BEGIN Input data
+inline std::string percent_encode(const std::string &s) {
+  static const char hex[] = "0123456789ABCDEF";
+  std::string out;
+  for (unsigned char c : s) {
+    if (c >= 0x20 && c <= 0x7e && c != '%') {
+      out.push_back(static_cast<char>(c));
+    } else {
+      out.push_back('%');
+      out.push_back(hex[c >> 4]);
+      out.push_back(hex[c & 15]);
+    }
+  }
+  return out;
+}
+
+inline int64_t parse_grpc_timeout(const std::string &s) {
+  if (s.size() < 2 || s.size() > 9) return -1;
+  int64_t v = 0;
+  for (size_t i = 0; i + 1 < s.size(); ++i) {
+    if (s[i] < '0' || s[i] > '9') return -1;
+    v = v * 10 + (s[i] - '0');
+  }
+  int64_t unit;
+  switch (s.back()) {
+    case 'H': unit = 3600 * 1000000000LL; break;
+    case 'M': unit = 60 * 1000000000LL; break;
+    case 'S': unit = 1000000000LL; break;
+    case 'm': unit = 1000000LL; break;
+    case 'u': unit = 1000LL; break;
+    case 'n': unit = 1; break;
+    default: return -1;
+  }
+  if (v > INT64_MAX / unit) return INT64_MAX;
+  return v * unit;
+}
+
+struct Event {
+  enum Type { request, reset } type;
+  uint32_t stream;
+  std::string path;
+  std::string message;
+  int64_t timeout_ns;
+};
+
+class Connection {
+ public:
+  explicit Connection(size_t max_message) : max_message_(max_message) {}
+
+  void start() {
+    put_frame_header(out_, 18, kSettings, 0, 0);
+    put_setting(3, kMaxConcurrentStreams);
+    put_setting(4, static_cast<uint32_t>(kOurStreamWindow));
+    put_setting(6, kMaxHeaderList);
+    put_frame_header(out_, 4, kWindowUpdate, 0, 0);
+    put_u32(out_, static_cast<uint32_t>(kOurConnWindow - kDefaultWindow));
+    conn_recv_window_ = kOurConnWindow;
+  }
+
+  bool feed(const uint8_t *p, size_t n) {
+    if (failed_) return false;
+    in_.append(reinterpret_cast<const char *>(p), n);
+    size_t off = 0;
+    while (!failed_) {
+      const uint8_t *d = reinterpret_cast<const uint8_t *>(in_.data()) + off;
+      size_t avail = in_.size() - off;
+      if (!preface_done_) {
+        size_t k = avail < kPrefaceLen ? avail : kPrefaceLen;
+        if (std::memcmp(d, kPreface, k) != 0) {
+          conn_error(kProtocolError);
+          break;
+        }
+        if (avail < kPrefaceLen) break;
+        preface_done_ = true;
+        off += kPrefaceLen;
+        continue;
+      }
+      if (avail < kFrameHeaderLen) break;
+      uint32_t len = (static_cast<uint32_t>(d[0]) << 16) |
+                     (static_cast<uint32_t>(d[1]) << 8) | d[2];
+      if (len > kOurMaxFrame) {
+        conn_error(kFrameSizeError);
+        break;
+      }
+      if (avail < kFrameHeaderLen + len) break;
+      on_frame(d[3], d[4], get_u32(d + 5) & 0x7fffffff, d + kFrameHeaderLen,
+               len);
+      off += kFrameHeaderLen + len;
+    }
+    in_.erase(0, off);
+    return !failed_;
+  }
+
+  std::vector<Event> &events() { return events_; }
+  std::string &out() { return out_; }
+  bool failed() const { return failed_; }
+  uint32_t error() const { return error_; }
+  bool goaway_received() const { return goaway_received_; }
+
+  bool alive(uint32_t id) const { return !failed_ && streams_.count(id) != 0; }
+
+  size_t pending(uint32_t id) const {
+    auto it = streams_.find(id);
+    if (it == streams_.end()) return 0;
+    return it->second.pending.size() - it->second.pending_off;
+  }
+
+  void send_message(uint32_t id, const char *data, size_t n) {
+    auto it = streams_.find(id);
+    if (it == streams_.end() || failed_) return;
+    Stream &s = it->second;
+    if (s.finishing) return;
+    send_response_headers(id, s);
+    compact(s);
+    char prefix[5] = {0, static_cast<char>(n >> 24), static_cast<char>(n >> 16),
+                      static_cast<char>(n >> 8), static_cast<char>(n)};
+    s.pending.append(prefix, 5);
+    s.pending.append(data, n);
+    pump(id);
+  }
+
+  void finish(uint32_t id, int status, const std::string &message) {
+    auto it = streams_.find(id);
+    if (it == streams_.end() || failed_) return;
+    Stream &s = it->second;
+    if (s.finishing) return;
+    s.finishing = true;
+    s.trailers.clear();
+    if (!s.headers_sent) {
+      begin_block(s.trailers);
+      hpack_encode_literal(s.trailers, kStaticStatus, "", "200");
+      hpack_encode_literal(s.trailers, kStaticContentType, "",
+                           "application/grpc");
+      s.headers_sent = true;
+    }
+    hpack_encode_literal(s.trailers, 0, "grpc-status", std::to_string(status));
+    if (!message.empty()) {
+      std::string m = message.size() > kMaxGrpcMessageText
+                          ? message.substr(0, kMaxGrpcMessageText)
+                          : message;
+      hpack_encode_literal(s.trailers, 0, "grpc-message", percent_encode(m));
+    }
+    pump(id);
+  }
+
+  void goaway(uint32_t code) {
+    if (goaway_sent_) return;
+    goaway_sent_ = true;
+    put_frame_header(out_, 8, kGoaway, 0, 0);
+    put_u32(out_, last_stream_);
+    put_u32(out_, code);
+  }
+
+  int64_t conn_send_window() const { return conn_send_window_; }
+  int64_t conn_recv_window() const { return conn_recv_window_; }
+  uint32_t peer_max_frame() const { return peer_max_frame_; }
+  size_t stream_count() const { return streams_.size(); }
+  const HpackDecoder &hpack() const { return hpack_; }
+
+ private:
+  struct Stream {
+    int64_t send_window = 0;
+    int64_t recv_window = kOurStreamWindow;
+    int64_t recv_unacked = 0;
+    bool remote_closed = false;
+    bool headers_sent = false;
+    bool finishing = false;
+    std::string path;
+    int64_t timeout_ns = -1;
+    std::string body;
+    std::string pending;
+    size_t pending_off = 0;
+    std::string trailers;
+  };
+
+  void put_setting(uint16_t id, uint32_t v) {
+    out_.push_back(static_cast<char>(id >> 8));
+    out_.push_back(static_cast<char>(id));
+    put_u32(out_, v);
+  }
+
+  bool conn_error(uint32_t code) {
+    goaway(code);
+    failed_ = true;
+    error_ = code;
+    streams_.clear();
+    return false;
+  }
+
+  void rst_stream(uint32_t id, uint32_t code) {
+    put_frame_header(out_, 4, kRstStream, 0, id);
+    put_u32(out_, code);
+  }
+
+  void stream_error(uint32_t id, uint32_t code) {
+    rst_stream(id, code);
+    if (streams_.erase(id)) events_.push_back(Event{Event::reset, id, "", "", -1});
+  }
+
+  void begin_block(std::string &block) {
+    if (table_update_due_) {
+      block.push_back(0x20);
+      table_update_due_ = false;
+    }
+  }
+
+  void send_response_headers(uint32_t id, Stream &s) {
+    if (s.headers_sent) return;
+    s.headers_sent = true;
+    std::string block;
+    begin_block(block);
+    hpack_encode_literal(block, kStaticStatus, "", "200");
+    hpack_encode_literal(block, kStaticContentType, "", "application/grpc");
+    put_frame_header(out_, block.size(), kHeaders, kEndHeaders, id);
+    out_.append(block);
+  }
+
+  static void compact(Stream &s) {
+    if (s.pending_off == s.pending.size()) {
+      s.pending.clear();
+      s.pending_off = 0;
+    }
+  }
+
+  void pump(uint32_t id) {
+    auto it = streams_.find(id);
+    if (it == streams_.end()) return;
+    Stream &s = it->second;
+    while (s.pending_off < s.pending.size()) {
+      int64_t n = static_cast<int64_t>(s.pending.size() - s.pending_off);
+      if (n > peer_max_frame_) n = peer_max_frame_;
+      if (n > conn_send_window_) n = conn_send_window_;
+      if (n > s.send_window) n = s.send_window;
+      if (n <= 0) return;
+      put_frame_header(out_, static_cast<size_t>(n), kData, 0, id);
+      out_.append(s.pending, s.pending_off, static_cast<size_t>(n));
+      s.pending_off += static_cast<size_t>(n);
+      conn_send_window_ -= n;
+      s.send_window -= n;
+    }
+    if (!s.finishing) return;
+    put_frame_header(out_, s.trailers.size(), kHeaders,
+                     kEndHeaders | kEndStream, id);
+    out_.append(s.trailers);
+    if (!s.remote_closed) rst_stream(id, kNoError);
+    streams_.erase(it);
+  }
+
+  void pump_all() {
+    std::vector<uint32_t> ids;
+    for (auto &kv : streams_)
+      if (kv.second.pending_off < kv.second.pending.size()) ids.push_back(kv.first);
+    for (uint32_t id : ids) pump(id);
+  }
+
+  void reject(uint32_t id, int status, const std::string &message) {
+    auto it = streams_.find(id);
+    if (it == streams_.end()) return;
+    it->second.pending.clear();
+    it->second.pending_off = 0;
+    finish(id, status, message);
+  }
+
+  void on_frame(uint8_t type, uint8_t flags, uint32_t id, const uint8_t *p,
+                uint32_t len) {
+    if (!settings_seen_ && type != kSettings) {
+      conn_error(kProtocolError);
+      return;
+    }
+    if (continuation_of_ != 0 &&
+        (type != kContinuation || id != continuation_of_)) {
+      conn_error(kProtocolError);
+      return;
+    }
+    switch (type) {
+      case kData: on_data(flags, id, p, len); break;
+      case kHeaders: on_headers(flags, id, p, len); break;
+      case kContinuation: on_continuation(flags, id, p, len); break;
+      case kPriority:
+        if (id == 0) conn_error(kProtocolError);
+        else if (len != 5) stream_error(id, kFrameSizeError);
+        break;
+      case kRstStream: on_rst_stream(id, len); break;
+      case kSettings: on_settings(flags, id, p, len); break;
+      case kPushPromise: conn_error(kProtocolError); break;
+      case kPing:
+        if (id != 0) {
+          conn_error(kProtocolError);
+        } else if (len != 8) {
+          conn_error(kFrameSizeError);
+        } else if (!(flags & kAck)) {
+          put_frame_header(out_, 8, kPing, kAck, 0);
+          out_.append(reinterpret_cast<const char *>(p), 8);
+        }
+        break;
+      case kGoaway:
+        if (id != 0) conn_error(kProtocolError);
+        else if (len < 8) conn_error(kFrameSizeError);
+        else goaway_received_ = true;
+        break;
+      case kWindowUpdate: on_window_update(id, p, len); break;
+      default: break;
+    }
+  }
+
+  void on_settings(uint8_t flags, uint32_t id, const uint8_t *p, uint32_t len) {
+    if (id != 0) {
+      conn_error(kProtocolError);
+      return;
+    }
+    if (flags & kAck) {
+      if (len != 0) conn_error(kFrameSizeError);
+      return;
+    }
+    if (len % 6 != 0) {
+      conn_error(kFrameSizeError);
+      return;
+    }
+    for (uint32_t i = 0; i < len; i += 6) {
+      uint16_t key = static_cast<uint16_t>((p[i] << 8) | p[i + 1]);
+      uint32_t v = get_u32(p + i + 2);
+      switch (key) {
+        case 1:
+          table_update_due_ = true;
+          break;
+        case 2:
+          if (v > 1) {
+            conn_error(kProtocolError);
+            return;
+          }
+          break;
+        case 4: {
+          if (v > kMaxWindow) {
+            conn_error(kFlowControlError);
+            return;
+          }
+          int64_t delta = static_cast<int64_t>(v) - peer_initial_window_;
+          peer_initial_window_ = v;
+          for (auto &kv : streams_) {
+            kv.second.send_window += delta;
+            if (kv.second.send_window > kMaxWindow) {
+              conn_error(kFlowControlError);
+              return;
+            }
+          }
+          break;
+        }
+        case 5:
+          if (v < kDefaultMaxFrame || v > kMaxMaxFrame) {
+            conn_error(kProtocolError);
+            return;
+          }
+          peer_max_frame_ = v;
+          break;
+        default: break;
+      }
+    }
+    settings_seen_ = true;
+    put_frame_header(out_, 0, kSettings, kAck, 0);
+    pump_all();
+  }
+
END Input data
• **Task to carry out**
Start with the first line of the data and print every line exactly. The line containing "unit = 1000000LL; break;" is the last one to include.

• **Result for this exercise**
+inline std::string percent_encode(const std::string &s) {
+  static const char hex[] = "0123456789ABCDEF";
+  std::string out;
+  for (unsigned char c : s) {
+    if (c >= 0x20 && c <= 0x7e && c != '%') {
+      out.push_back(static_cast<char>(c));
+    } else {
+      out.push_back('%');
+      out.push_back(hex[c >> 4]);
+      out.push_back(hex[c & 15]);
+    }
+  }
+  return out;
+}
+
+inline int64_t parse_grpc_timeout(const std::string &s) {
+  if (s.size() < 2 || s.size() > 9) return -1;
+  int64_t v = 0;
+  for (size_t i = 0; i + 1 < s.size(); ++i) {
+    if (s[i] < '0' || s[i] > '9') return -1;
+    v = v * 10 + (s[i] - '0');
+  }
+  int64_t unit;
+  switch (s.back()) {
+    case 'H': unit = 3600 * 1000000000LL; break;
+    case 'M': unit = 60 * 1000000000LL; break;
+    case 'S': unit = 1000000000LL; break;
+    case 'm': unit = 1000000LL; break;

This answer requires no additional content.